Präziser als je zuvor: Neues Maßband für das Universum
„Es gibt nicht viele Dinge im täglichen Leben, die wir mit einer Genauigkeit von einem Prozent kennen“, sagt David Schlegel vom Lawrence Berkeley National Laboratory, der an der Untersuchung führend beteiligt war. „Ich kenne nun die Größe des Universums besser als die meines Hauses.“ Mit einer solchen Genauigkeit war bisher nur die Distanz zu einigen hundert nahen Sterne bekannt, die höchstens ein paar tausend Lichtjahre entfernt sind. Nun können Astronomen millionenfach größere Abstände vergleichbar exakt angeben. Die neue Methode beruht auf dem Vergleich der Häufigkeit von Galaxien in verschiedenen Raumbereichen. Damit können die Forscher zwar nicht jeden Punkt oder jede Galaxie auf diesen großen kosmischen Maßstäben präzise kartieren. Dafür eignet sich die Methode jedoch hervorragend, um großflächige Strukturen im Kosmos abzumessen.
„Entfernungen zu bestimmen ist eine entscheidende Herausforderung in der Astronomie“, sagt Daniel Eisenstein vom Harvard-Smithsonian Center for Astrophysics. Er ist der Direktor des Beobachtungsprogramms Sloan Digital Sky Survey III, das ein Viertel des gesamten Sternenhimmels durchmustert und die nötigen Daten geliefert hat. Wissenschaftler aus aller Welt sind an diesem Programm beteiligt. Mit einem speziellen Teleskop kartierten die Astronomen 1,2 Millionen Galaxien.
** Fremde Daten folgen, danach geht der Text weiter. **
@@ -96,7 +128,7 @@
         mbar_expect_tx(&full[s], g1 ? RS_W_BYTES + RS_BLK : RS_W_BYTES);
         const CUtensorMap* m = g1 ? &map_w1 : &map_w2;
         const int k0 = (g1 ? j : j - RS_Q_SLOT - 1) * TC_BK;
-        if (g1) tma_load_2d(dst + RS_W_BYTES, &map_p, k0, row0, &full[s]);
+        if (g1) tma_load_2d(s < RS_STAGES ? dst + RS_W_BYTES : p_extra, &map_p, k0, row0, &full[s]);
         tma_load_2d(dst, m, k0, 0, &full[s]);
         tma_load_2d(dst + RS_B_HALF, m, k0, 256, &full[s]);
       }
@@ -104,13 +136,11 @@
     return;
   }
 
+  rs_consumer_regs();
   const int tid = threadIdx.x;
   const int g = warp >> 2;
   const int rl = 16 * (warp & 3) + (lane >> 2);
   const int cq = 256 * g + 2 * (lane & 3);
-  const int prow = tid >> 3;
-  const int poff = prow * 128 + (tid & 7) * 16;
-  const int pcol = ((tid & 7) ^ (prow & 7)) << 3;
   for (int i = tid; i < RS_D; i += RS_CONSUMERS) {
     s_bm2[i] = __ldg(p.bm2 + i);
     s_wr[i] = __ldg(p.wr + i);
@@ -120,46 +150,57 @@
   const int nsamp = last_row / p.N - s_lo + 1;
   for (int q = 0; q < min(nsamp, 2); ++q)
     for (int i = tid; i < RS_D; i += RS_CONSUMERS) s_ctrl[q * RS_D + i] = __ldg(p.ctrl + (size_t)(s_lo + q) * RS_D + i);
-  int yoff[2];
-#pragma unroll
-  for (int u = 0; u < 2; ++u) yoff[u] = min(row0 + prow + 32 * u, p.M - 1) / p.N * RS_D + pcol;
-
+  const int yoff_a = min(row0 + rl, p.M - 1) / p.N * RS_D, yoff_b = min(row0 + rl + 8, p.M - 1) / p.N * RS_D;
+  const uint32_t frag_row = (uint32_t)(16 * (warp & 3) + (lane & 7) + 8 * ((lane >> 3) & 1)) * 128u;
+  uint32_t af[2][16];
+
+  float2 ya[8], yb[8];
+#pragma unroll
+  for (int i = 0; i < 8; ++i) {
+    ya[i] = *reinterpret_cast<const float2*>(p.y + yoff_a + 8 * i + 2 * (lane & 3));
+    yb[i] = *reinterpret_cast<const float2*>(p.y + yoff_b + 8 * i + 2 * (lane & 3));
+  }
+#pragma unroll
   for (int j = 0; j < RS_KB; ++j) {
-    const int s = j % RS_STAGES;
-    unsigned char* stage = b_ring + s * RS_STAGE;
-    float4 y0[2], y1[2];
-#pragma unroll
-    for (int u = 0; u < 2; ++u) {
-      y0[u] = *reinterpret_cast<const float4*>(p.y + yoff[u] + j * TC_BK);
-      y1[u] = *reinterpret_cast<const float4*>(p.y + yoff[u] + j * TC_BK + 4);
-    }
-    mbar_wait(&full[s], (j / RS_STAGES) & 1);
-#pragma unroll
-    for (int u = 0; u < 2; ++u) {
-      uint4* c = reinterpret_cast<uint4*>(stage + RS_W_BYTES + poff + u * 32 * 128);
-      const uint4 v = *c;
-      *c = make_uint4(pack_bf16(bf16lo(v.x) * y0[u].x, bf16hi(v.x) * y0[u].y), pack_bf16(bf16lo(v.y) * y0[u].z, bf16hi(v.y) * y0[u].w),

Ihr Instrument ist in der Lage, von bis zu 1000 Galaxien gleichzeitig detaillierte Aufnahmen zu machen.
Die besondere Methode, die sich nun als so präzise herausgestellt hat, beruht auf einem speziellen kosmologischen Effekt, den sogenannten „baryonischen akustischen Oszillationen“. In der Frühzeit des Universums, als dieses noch sehr viel kleiner war, gab es noch keine Sterne oder Galaxien, sondern nur ein extrem heißes und dichtes Plasma. In diesem Plasma bildeten sich Wellen – analog zu Wasser- oder Schallwellen. Als das Universum sich ausdehnte, kühlte sich dabei das Plasma ab und wurde zu normalem Gas, aus dem später Sterne und Planeten entstanden. Bei der Expansion des Alls blieben aber die Plasmaoszillationen in der großräumigen Struktur der Galaxien erhalten. Bildlich könnte man sich dies so vorstellen, als wenn eine Wasserwelle in ihrer Bewegung zu Eis gefriert – und dann mit der Expansion des Kosmos weiterwächst.
Diese Dichteschwankungen im frühen Universum lassen sich mit mathematischen Modellen berechnen. Heute entsprechen sie einer Häufung von Galaxien an bestimmten Orten im Universum, während anderswo Galaxien sehr viel seltener auftreten. Durch den Vergleich der Häufigkeit von Galaxien an verschiedenen Orten im Universum mit den theoretischen Berechnungen konnten die Astronomen die nun erreichte Präzision erzielen. „Noch vor zwanzig Jahren wichen die Abstandsschätzungen auf solchen kosmischen Distanzen um bis zu fünfzig Prozent voneinander ab. Vor fünf Jahren konnte man die Ungenauigkeit auf fünf Prozent reduzieren, vor einem Jahr auf zwei Prozent“, summiert Schlegel den erzielten Fortschritt. Die neuen Messungen bestätigen frühere, weniger präzise Kartierungen des Alls und passen zu den gängigen kosmologischen Theorien.